(DATA LISTING)
Content starts
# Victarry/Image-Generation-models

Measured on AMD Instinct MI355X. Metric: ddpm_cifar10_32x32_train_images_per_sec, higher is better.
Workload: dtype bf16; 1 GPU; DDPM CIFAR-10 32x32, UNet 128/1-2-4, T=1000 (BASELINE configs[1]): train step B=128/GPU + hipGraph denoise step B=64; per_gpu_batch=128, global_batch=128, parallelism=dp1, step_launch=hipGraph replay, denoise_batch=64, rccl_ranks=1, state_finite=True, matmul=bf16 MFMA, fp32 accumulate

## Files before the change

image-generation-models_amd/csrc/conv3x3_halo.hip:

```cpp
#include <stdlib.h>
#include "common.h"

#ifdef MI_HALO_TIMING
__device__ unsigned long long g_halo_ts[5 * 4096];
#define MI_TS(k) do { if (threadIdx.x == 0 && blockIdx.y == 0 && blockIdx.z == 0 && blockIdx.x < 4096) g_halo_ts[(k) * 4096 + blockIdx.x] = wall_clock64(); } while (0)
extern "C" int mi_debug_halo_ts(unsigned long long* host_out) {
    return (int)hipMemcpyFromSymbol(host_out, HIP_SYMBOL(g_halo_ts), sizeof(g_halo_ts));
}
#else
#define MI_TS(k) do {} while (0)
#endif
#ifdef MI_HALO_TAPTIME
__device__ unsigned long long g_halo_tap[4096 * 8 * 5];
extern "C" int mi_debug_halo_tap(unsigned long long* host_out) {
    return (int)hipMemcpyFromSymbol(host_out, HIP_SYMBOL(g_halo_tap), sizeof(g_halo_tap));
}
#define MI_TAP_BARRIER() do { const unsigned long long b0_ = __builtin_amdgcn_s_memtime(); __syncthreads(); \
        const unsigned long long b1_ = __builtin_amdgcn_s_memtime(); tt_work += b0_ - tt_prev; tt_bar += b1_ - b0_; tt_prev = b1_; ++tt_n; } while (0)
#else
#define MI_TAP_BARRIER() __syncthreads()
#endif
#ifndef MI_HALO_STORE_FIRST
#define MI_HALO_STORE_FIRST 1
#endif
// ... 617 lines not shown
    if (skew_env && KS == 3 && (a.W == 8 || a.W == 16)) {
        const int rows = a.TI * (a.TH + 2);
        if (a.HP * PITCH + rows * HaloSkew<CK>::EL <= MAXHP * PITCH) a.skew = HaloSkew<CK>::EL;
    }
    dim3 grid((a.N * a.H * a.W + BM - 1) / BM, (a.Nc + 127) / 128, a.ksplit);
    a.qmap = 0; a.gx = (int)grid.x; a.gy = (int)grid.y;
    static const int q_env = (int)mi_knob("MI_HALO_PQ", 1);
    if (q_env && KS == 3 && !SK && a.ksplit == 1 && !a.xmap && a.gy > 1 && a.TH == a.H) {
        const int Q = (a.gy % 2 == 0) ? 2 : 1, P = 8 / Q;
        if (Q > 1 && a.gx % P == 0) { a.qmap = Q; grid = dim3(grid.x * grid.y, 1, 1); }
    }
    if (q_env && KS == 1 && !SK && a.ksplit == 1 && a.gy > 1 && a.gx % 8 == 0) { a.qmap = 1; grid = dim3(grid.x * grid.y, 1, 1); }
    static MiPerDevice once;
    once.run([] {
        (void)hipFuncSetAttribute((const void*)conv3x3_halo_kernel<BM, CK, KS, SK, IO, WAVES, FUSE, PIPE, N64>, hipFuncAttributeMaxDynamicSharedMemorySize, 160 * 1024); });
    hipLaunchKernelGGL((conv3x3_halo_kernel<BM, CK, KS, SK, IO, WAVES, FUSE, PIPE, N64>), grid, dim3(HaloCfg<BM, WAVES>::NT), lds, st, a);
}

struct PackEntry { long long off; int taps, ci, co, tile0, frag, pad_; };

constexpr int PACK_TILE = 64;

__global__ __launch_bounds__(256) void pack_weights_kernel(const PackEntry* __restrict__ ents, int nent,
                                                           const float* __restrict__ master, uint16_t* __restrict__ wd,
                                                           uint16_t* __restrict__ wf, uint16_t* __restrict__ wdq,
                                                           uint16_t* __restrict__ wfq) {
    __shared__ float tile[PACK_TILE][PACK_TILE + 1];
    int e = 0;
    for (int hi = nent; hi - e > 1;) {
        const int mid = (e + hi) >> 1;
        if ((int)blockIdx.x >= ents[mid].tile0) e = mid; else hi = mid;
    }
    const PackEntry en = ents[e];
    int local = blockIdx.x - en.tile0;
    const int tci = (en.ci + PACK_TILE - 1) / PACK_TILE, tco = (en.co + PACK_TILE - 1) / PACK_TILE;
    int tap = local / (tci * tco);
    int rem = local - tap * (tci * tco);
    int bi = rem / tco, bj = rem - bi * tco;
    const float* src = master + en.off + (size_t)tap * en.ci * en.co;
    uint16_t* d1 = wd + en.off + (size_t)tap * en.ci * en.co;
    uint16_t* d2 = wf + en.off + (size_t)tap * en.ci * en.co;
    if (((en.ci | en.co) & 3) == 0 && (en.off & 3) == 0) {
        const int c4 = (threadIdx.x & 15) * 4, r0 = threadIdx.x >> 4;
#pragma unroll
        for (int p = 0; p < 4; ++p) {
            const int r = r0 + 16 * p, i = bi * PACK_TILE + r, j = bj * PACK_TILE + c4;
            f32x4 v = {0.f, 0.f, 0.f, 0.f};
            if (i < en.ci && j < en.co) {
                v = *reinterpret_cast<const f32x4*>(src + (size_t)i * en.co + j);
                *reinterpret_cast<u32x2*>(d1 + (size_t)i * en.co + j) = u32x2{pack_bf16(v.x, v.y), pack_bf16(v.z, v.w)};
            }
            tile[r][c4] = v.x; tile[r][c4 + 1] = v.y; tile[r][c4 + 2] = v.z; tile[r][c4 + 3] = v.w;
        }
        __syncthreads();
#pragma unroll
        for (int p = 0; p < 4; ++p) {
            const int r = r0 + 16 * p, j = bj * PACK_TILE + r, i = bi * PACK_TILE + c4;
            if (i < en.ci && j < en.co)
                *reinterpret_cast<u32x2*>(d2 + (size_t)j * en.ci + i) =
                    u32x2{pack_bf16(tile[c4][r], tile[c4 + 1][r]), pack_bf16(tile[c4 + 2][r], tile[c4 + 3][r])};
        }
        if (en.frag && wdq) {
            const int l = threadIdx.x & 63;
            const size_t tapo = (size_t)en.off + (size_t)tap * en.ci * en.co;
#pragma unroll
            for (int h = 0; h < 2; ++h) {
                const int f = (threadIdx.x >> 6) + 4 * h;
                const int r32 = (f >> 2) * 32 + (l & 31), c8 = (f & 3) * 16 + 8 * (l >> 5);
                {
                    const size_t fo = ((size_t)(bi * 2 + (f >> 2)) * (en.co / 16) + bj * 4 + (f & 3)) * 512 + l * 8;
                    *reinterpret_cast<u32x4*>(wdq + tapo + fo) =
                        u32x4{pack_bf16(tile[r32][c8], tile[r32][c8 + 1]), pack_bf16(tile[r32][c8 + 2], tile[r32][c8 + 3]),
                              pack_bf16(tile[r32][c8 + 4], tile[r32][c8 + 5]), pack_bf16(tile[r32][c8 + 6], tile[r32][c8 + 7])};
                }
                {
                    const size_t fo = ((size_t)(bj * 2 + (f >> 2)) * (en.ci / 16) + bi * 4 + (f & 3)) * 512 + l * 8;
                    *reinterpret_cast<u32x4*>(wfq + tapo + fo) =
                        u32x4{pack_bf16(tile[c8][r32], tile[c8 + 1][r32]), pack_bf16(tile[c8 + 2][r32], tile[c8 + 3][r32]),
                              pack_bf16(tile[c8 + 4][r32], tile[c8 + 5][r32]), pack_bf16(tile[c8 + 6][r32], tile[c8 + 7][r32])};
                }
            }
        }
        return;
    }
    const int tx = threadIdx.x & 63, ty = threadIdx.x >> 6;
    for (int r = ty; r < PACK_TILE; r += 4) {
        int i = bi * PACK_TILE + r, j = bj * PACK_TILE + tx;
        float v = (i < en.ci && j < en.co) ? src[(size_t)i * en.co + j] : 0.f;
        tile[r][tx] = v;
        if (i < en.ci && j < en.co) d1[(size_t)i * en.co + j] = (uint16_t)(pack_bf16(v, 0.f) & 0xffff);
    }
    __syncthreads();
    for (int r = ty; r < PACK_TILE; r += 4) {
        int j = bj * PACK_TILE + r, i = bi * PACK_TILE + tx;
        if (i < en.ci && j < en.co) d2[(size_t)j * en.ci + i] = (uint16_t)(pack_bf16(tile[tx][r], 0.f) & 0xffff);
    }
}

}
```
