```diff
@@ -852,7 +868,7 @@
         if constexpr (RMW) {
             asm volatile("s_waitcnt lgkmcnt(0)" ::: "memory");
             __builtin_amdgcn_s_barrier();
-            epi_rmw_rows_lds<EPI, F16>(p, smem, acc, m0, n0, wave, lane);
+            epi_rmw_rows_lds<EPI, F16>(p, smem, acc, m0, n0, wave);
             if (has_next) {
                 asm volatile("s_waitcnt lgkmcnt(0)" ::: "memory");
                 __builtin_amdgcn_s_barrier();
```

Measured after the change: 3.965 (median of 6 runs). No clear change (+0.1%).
Content ends
(EXERCISE) In the records above, find every line with the word "return" and copy it.

(WORKED SOLUTION)
    return (int)hipMemcpyFromSymbol(host_out, HIP_SYMBOL(g_halo_ts), sizeof(g_halo_ts));
    return (int)hipMemcpyFromSymbol(host_out, HIP_SYMBOL(g_halo_tap), sizeof(g_halo_tap));
        return;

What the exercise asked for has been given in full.